Final answer:
The statement about an accrual-method business deferring income recognition until goods are delivered is true. This method matches income with the period in which the goods or services are provided and reflects the accrual accounting principle of the matching concept, recording advance payments as a liability.
Step-by-step explanation:
The statement is true: an accrual-method business receiving an advance payment for goods that it will provide to customers in the future must account for the prepayment for tax purposes under the deferral method. Income recognition is deferred under this method until the goods are delivered or services are performed. This approach aligns the recognition of income with the economic activity that generates that income and adheres to the matching principle of accounting.

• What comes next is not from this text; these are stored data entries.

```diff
@@ -1158,13 +1172,13 @@
                     bwd.add(_lib.OP_BN_BWD_PARTIALS, n.name,
                             p=(rawp, self._aptr(n.y, True), self._pptr(bkey + '.weight'), self._stat(n, 0), self._stat(n, 1),
                                self._stat(n, 2), self._stat(n, 3), ppart, draw, self._pptr(bkey + '.weight', 'G'),
-                               self._pptr(bkey + '.bias', 'G')),
+                               self._pptr(bkey + '.bias', 'G')) + ((sums,) if fuse_dx else ()),
                             i=(n.y.buf.C, nrow, n.K if (grp is None or cp) else grp.Ktot, 0), bn=bnd, lane=L,
                             reads=[rraw(n), rg(n.y), rst(n), pres], writes=rdraw)
                 else:
                     bwd.add(_lib.OP_BN_BWD, n.name,
                             p=(rawp, self._aptr(n.y), self._aptr(n.y, True), self._pptr(bkey + '.weight'),
-                               self._stat(n, 0), self._stat(n, 1), draw, dres, self._pptr(bkey + '.weight', 'G'),
+                               self._stat(n, 0), self._stat(n, 1), draw, sums if fuse_dx else dres, self._pptr(bkey + '.weight', 'G'),
                                self._pptr(bkey + '.bias', 'G'), self._stat(n, 2), self._stat(n, 3)),
                             i=(n.y.buf.C, n.K if (grp is None or cp) else grp.Ktot, lddres), flags=dres_acc, bn=bnd, lane=L,
                             reads=[rraw(n), ra(n.y), rg(n.y), rst(n)],
@@ -1205,6 +1219,12 @@
                         bwd.add(_lib.OP_CONV_WGRAD_GROUP, '+'.join(m.name for m in mem),
                                 p=[C.addressof(items)] + [items[kq].dw for kq in range(len(mem))], i=(len(mem),), lane=L if LW is None else LW,
                                 reads=[ra(m.x) for m in mem] + [('drawn', id(m), 0, 1) for m in mem], writes=[])
+                elif fuse_dx:
+                    bwd.add(_lib.OP_STEM_U8_WGRAD, n.name,
+                            p=(_vp(self.in_u8[self.in_slot]), self._aptr(n.y, True), _vp(self.in_ab[self.in_slot]), self._pptr(ckey, 'G'),
+                               rawp, self._pptr(bkey + '.weight'), self._stat(n, 0), self._stat(n, 1), self._stat(n, 2), self._stat(n, 3),
+                               sums), i=(n.y.buf.C, _ld), conv=dbw, lane=L if LW is None else LW,
+                            reads=[ra(n.x), rraw(n), rg(n.y), rst(n), rsum], writes=[])
                 elif self.stem_u8 is n and self.in_kind[self.in_slot] == 'u8':
                     bwd.add(_lib.OP_STEM_U8_WGRAD, n.name,
                             p=(_vp(self.in_u8[self.in_slot]), draw, _vp(self.in_ab[self.in_slot]), self._pptr(ckey, 'G')), conv=dbw,
diff --git a/include/ifcbk.h b/include/ifcbk.h
--- a/include/ifcbk.h
+++ b/include/ifcbk.h
@@ -163,6 +163,10 @@
 IFCBK_API size_t ifcbk_stem_u8_wgrad_workspace(const ifcbk_conv_desc*);
 IFCBK_API int ifcbk_stem_u8_wgrad(ifcbk_ctx*, const ifcbk_conv_desc* d, const uint8_t* g, const void* dy, const float* ab, float* dw,
                         int accumulate, void* stream);
+IFCBK_API int ifcbk_stem_u8_wgrad_bn(ifcbk_ctx*, const ifcbk_conv_desc* d, const uint8_t* g, const void* dact, int lddact,
+                           const void* raw, int ldraw, const float* gamma, const float* mean, const float* invstd,
+                           const float* scale, const float* shift, const float* sums, const float* ab, float* dw,
+                           int accumulate, void* stream);
 IFCBK_API int ifcbk_nchw_to_nhwc(ifcbk_ctx*, const float* x, int N, int C, int H, int W, int Cpad, int dtype,
                        const float* scale3, const float* shift3, void* y, void* stream);
 IFCBK_API int ifcbk_nhwc_to_nchw_f32(ifcbk_ctx*, const void* x, int N, int C, int H, int W, int ldx, int dtype,
@@ -192,6 +196,9 @@
                              const float* gamma, const float* mean, const float* invstd, const float* scale,
                              const float* shift, const float* part, int ntiles, int part_ld, void* dx, int lddx,
                              float* dgamma, float* dbeta, int param_accumulate, void* stream);
+IFCBK_API int ifcbk_bn_bwd_sums(ifcbk_ctx*, const ifcbk_bn_desc*, const void* x, const void* dy, int lddy, const float* gamma,
+                      const float* mean, const float* invstd, const float* scale, const float* shift, const float* part,
+                      int ntiles, int part_ld, float* dgamma, float* dbeta, int param_accumulate, float* sums, void* stream);
 
 IFCBK_API int ifcbk_bias_relu_bwd(ifcbk_ctx*, int64_t M, int K, int dtype, const void* y, int ldy, const void* dy, int lddy, void* dz,
                         int lddz, int relu, float* dbias, int param_accumulate, void* stream);
```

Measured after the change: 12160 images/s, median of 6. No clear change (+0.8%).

Under the accrual accounting method, revenues and expenses are recorded when they are earned or incurred, irrespective of when the cash is actually received or paid. Thus, when a business receives an advance payment, it is recorded as a liability on the balance sheet in a T-account format, indicating that there is an obligation to deliver goods or services in the future.

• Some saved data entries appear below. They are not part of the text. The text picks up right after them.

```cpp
int spv_version(void);
enum {
    SPV_PATH_GEMM_STRIP = 0,
    SPV_PATH_GEMM_STRIP_ACC = 1,
    SPV_PATH_GEMM_TN = 2,
    SPV_PATH_TAIL_LC = 3,
    SPV_PATH_TAIL_UP = 4,
    SPV_PATH_TAIL_LN = 5,
    SPV_PATH_FNET_MFMA = 6,
    SPV_PATH_GATHER_LDS = 7,
// ... 212 lines not shown
#define SPV_HADAMARD_REFUSE_TOKENS (-4)
#define SPV_HADAMARD_REFUSE_WORKSPACE (-5)
int spv_hadamard_path(int dtype, int tokens, int dim, int has_workspace);
int64_t spv_hadamard_workspace_floats(int batch, int tokens, int dim);
int spv_hadamard_mix(const void* x, void* y, const void* add_in, int batch, int tokens, int dim, float scale, int dtype,
                     float* workspace, void* stream);
int spv_hadamard_ln_supported(int tokens, int dim, int dtype);
int spv_hadamard_ln_fwd(const void* x, void* prenorm, void* out, const float* gamma, const float* beta, float* mean, float* rstd,
                        float scale, int batch, int tokens, int dim, int dtype, void* stream);
int spv_hadamard_ln_bwd(const void* dout, const void* prenorm, const float* mean, const float* rstd, const float* gamma, void* dx,
                        float* dgamma, float* dbeta, float* partials, float scale, int batch, int tokens, int dim, int dtype,
                        void* stream);
int spv_hadamard_cls_supported(int tokens, int dim, int dtype);
int spv_hadamard_cls_fwd(const void* x, const float* gamma, const float* beta, void* out, float* m0, float* mean, float* rstd,
                         float scale, int batch, int tokens, int dim, int dtype, void* stream);
int spv_hadamard_cls_bwd(const void* g1, const float* m0, const float* mean, const float* rstd, const float* gamma, void* dx,
                         float* partials, float scale, int batch, int tokens, int dim, int dtype, void* stream);

int spv_patchify(const float* img, void* out, int batch, int chans, int height, int width, int patch, int ld,
                 int transposed, int out_dtype, void* stream);
int spv_patchify_u8(const unsigned char* img_hwc, const float* mean, const float* inv_std, void* out, int batch, int chans,
                    int height, int width, int patch, int ld, int transposed, int out_dtype, void* stream);
int spv_embed_posbias(const float* pos, const float* bias, const float* cls, float* out, int patches, int embed, void* stream);
int spv_embed_cls_rows(const float* cls, const float* pos, void* tokens, int batch, int tokens_per_image, int embed,
                       int dtype, void* stream);
int spv_spectral_fold(const float* proj_w, const float* freq_h, const float* freq_w, float* w_full, int embed,
                      int chans, int patch, void* stream);
int spv_spectral_fold_bf16(const float* proj_w, const float* freq_h, const float* freq_w, float* w_full, void* w_full_bf16, int embed,
                           int chans, int patch, void* stream);
int spv_spectral_fold_bwd(const float* dw_full, const float* proj_w, const float* freq_h, const float* freq_w,
                          float* dproj_w, float* dfreq_h, float* dfreq_w, float* scratch, int embed, int chans,
                          int patch, void* stream);
int spv_dropout(const void* x, void* y, int64_t n, float p, uint64_t seed, int dtype, void* stream);
int spv_embed_bwd_groups(int batch);
int spv_embed_bwd(const void* g, const void* gcls, void* dtok, float* partials, float* dpos, float* dbias, float* dcls, int batch,
                  int tokens, int embed, float p_drop, uint64_t seed, int dtype, void* stream);

int spv_attention_fwd(const void* qkv, void* ctx, void* probs, int seqs, int len, int heads, int head_dim, int dtype,
                      float p_drop, uint64_t seed, void* stream);
int spv_attention_bwd(const void* dctx, const void* qkv, const void* probs, void* dscores, void* dqkv, int seqs, int len,
                      int heads, int head_dim, int dtype, float p_drop, uint64_t seed, void* stream);
int spv_attention_row0_fwd(const void* q0, const void* k, const void* v, int ldkv, void* ctx0, float* probs, int batch, int len,
                           int heads, int head_dim, int dtype, float p_drop, uint64_t seed, void* stream);
int spv_attention_row0_bwd(const void* dctx0, const void* q0, const void* k, const void* v, int ldkv, const float* probs, void* dq0,
                           void* dk, void* dv, int ldd, int batch, int len, int heads, int head_dim, int dtype, float p_drop,
                           uint64_t seed, void* stream);

int spv_gelu_fwd(const void* x, void* y, int64_t n, int dtype, void* stream);
int spv_gelu_bwd(const void* dy, const void* x, void* dx, int64_t n, int dtype, void* stream);
int spv_colsum(const void* x, float* out, float* partials, int rows, int n, int dtype, void* stream);
int spv_axpby(const void* x, const void* y, void* out, float a, float b, int64_t n, int dtype, void* stream);

int spv_small_sl_supported(int rows, int n, int k);
int64_t spv_small_sl_partial_floats(int rows, int n);
int spv_small_sl_fwd(const void* xa, int64_t lda, const void* xb, int64_t ldb, const float* W, const float* bias,
                     const float* gamma, const float* beta, float* out, float* h, float* xs, float* mean, float* rstd,
                     int rows, int n, int k, int dtype, void* stream);
int spv_small_sl_bwd(const float* dout, const float* h, const float* xs, const float* mean, const float* rstd,
                     const float* W, const float* gamma, const float* beta, float* dh, void* dx, float* dW,
                     float* dgamma, float* dbeta, float* dbias, float* partials, int rows, int n, int k, int dx_dtype,
                     void* stream);
int spv_small_sl_bwd_rows(const float* dout, const float* h, const float* mean, const float* rstd, const float* W,
                          const float* gamma, const float* beta, float* dh, void* dx, float* partials, int rows, int n, int k,
                          int dx_dtype, void* stream);
int spv_small_sl_bwd_w(const float* dh, const float* xs, const float* partials, float* dW, float* dgamma, float* dbeta,
                       float* dbias, int rows, int n, int k, void* stream);
// ... 112 lines not shown
```

vit-spectre-experiments_amd/csrc/spv_patch.hip:

```cpp
#define SPV_USES_SEED
#include "spv_common.h"
#include "spv_prologue_core.h"

namespace {

__device__ __forceinline__ float ld_any(const void* base, size_t off, int bf) {
    return bf ? bf2f(static_cast<const bf16_t*>(base)[off]) : static_cast<const float*>(base)[off];
}

__global__ __launch_bounds__(256) void patchify_kernel(const float* __restrict__ img, void* __restrict__ out, int B, int C, int H,
                                                       int W, int P, int ld, int transposed, int bf) {
    patchify_body(img, out, B, C, H, W, P, ld, transposed, bf, blockIdx.x, gridDim.x);
}

template <typename T>
__global__ __launch_bounds__(256) void patchify_vec4_kernel(const float* __restrict__ img, T* __restrict__ out, int B, int C, int H, int W,
                                                            int P, int ld, int token_rows) {
    patchify_vec4_body<T>(img, out, B, C, H, W, P, ld, token_rows, blockIdx.x, gridDim.x);
}

__global__ __launch_bounds__(256) void patchify_u8_kernel(const unsigned char* __restrict__ img, const float* __restrict__ mean,
                                                          const float* __restrict__ inv_std, void* __restrict__ out, int B, int C,
                                                          int H, int W, int P, int ld, int transposed, int bf) {
    const int nH = H / P, nW = W / P, Np = nH * nW, K = C * P * P;
    const int64_t rows = (int64_t)B * Np;
    const int64_t total = transposed == 1 ? (int64_t)K * ld : (transposed == 2 ? (int64_t)B * (Np + 1) * ld : rows * ld);
    for (int64_t e = (int64_t)blockIdx.x * blockDim.x + threadIdx.x; e < total; e += (int64_t)gridDim.x * blockDim.x) {
        int64_t row;
        int k;
        if (transposed == 1) { k = (int)(e / ld); row = e % ld; }
        else { row = e / ld; k = (int)(e % ld); }
        if (transposed == 2) {
            const int64_t b2 = row / (Np + 1);
            const int t2 = (int)(row % (Np + 1));
            row = t2 == 0 ? rows : b2 * Np + t2 - 1;
// ... 77 lines not shown
    }
}
__global__ __launch_bounds__(1024) void freq_weight_grad_kernel(const float* __restrict__ gw, const float* __restrict__ fh,
                                                                const float* __restrict__ fw, float* __restrict__ dfh,
                                                                float* __restrict__ dfw, int EC, int P) {
    extern __shared__ float lds[];
    const int Pv = P / 2 + 1, S = P + Pv;
    const int nt = blockDim.x;
    float* mine = lds + threadIdx.x * S;
    for (int j = 0; j < S; ++j) mine[j] = 0.0f;
    for (int ec = threadIdx.x; ec < EC; ec += nt) {
        const float* g = gw + (size_t)ec * P * Pv;
        for (int u = 0; u < P; ++u)
            for (int v = 0; v < Pv; ++v) {
                const float t = g[u * Pv + v];
                mine[u] += t * fw[v];
                mine[P + v] += t * fh[u];
            }
    }
    for (int stride = nt >> 1; stride >= 1; stride >>= 1) {
        __syncthreads();
        if ((int)threadIdx.x < stride) {
            const float* other = lds + (threadIdx.x + stride) * S;
            for (int j = 0; j < S; ++j) mine[j] += other[j];
        }
    }
    if (threadIdx.x == 0) {
        for (int j = 0; j < P; ++j) dfh[j] = mine[j];
        for (int j = 0; j < Pv; ++j) dfw[j] = mine[P + j];
    }
}
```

It is important to understand that recognizing the income this way might affect how transaction costs are recognized and how a business is seen as a unit of account. When the prepayment is made—as in a time deposit or certificate of deposit—the depositor receives a higher interest rate for agreeing to leave the money for a specified period. In the case of business prepayments, it postpones the recognition of income for tax purposes, which has its implications for financial planning and reporting.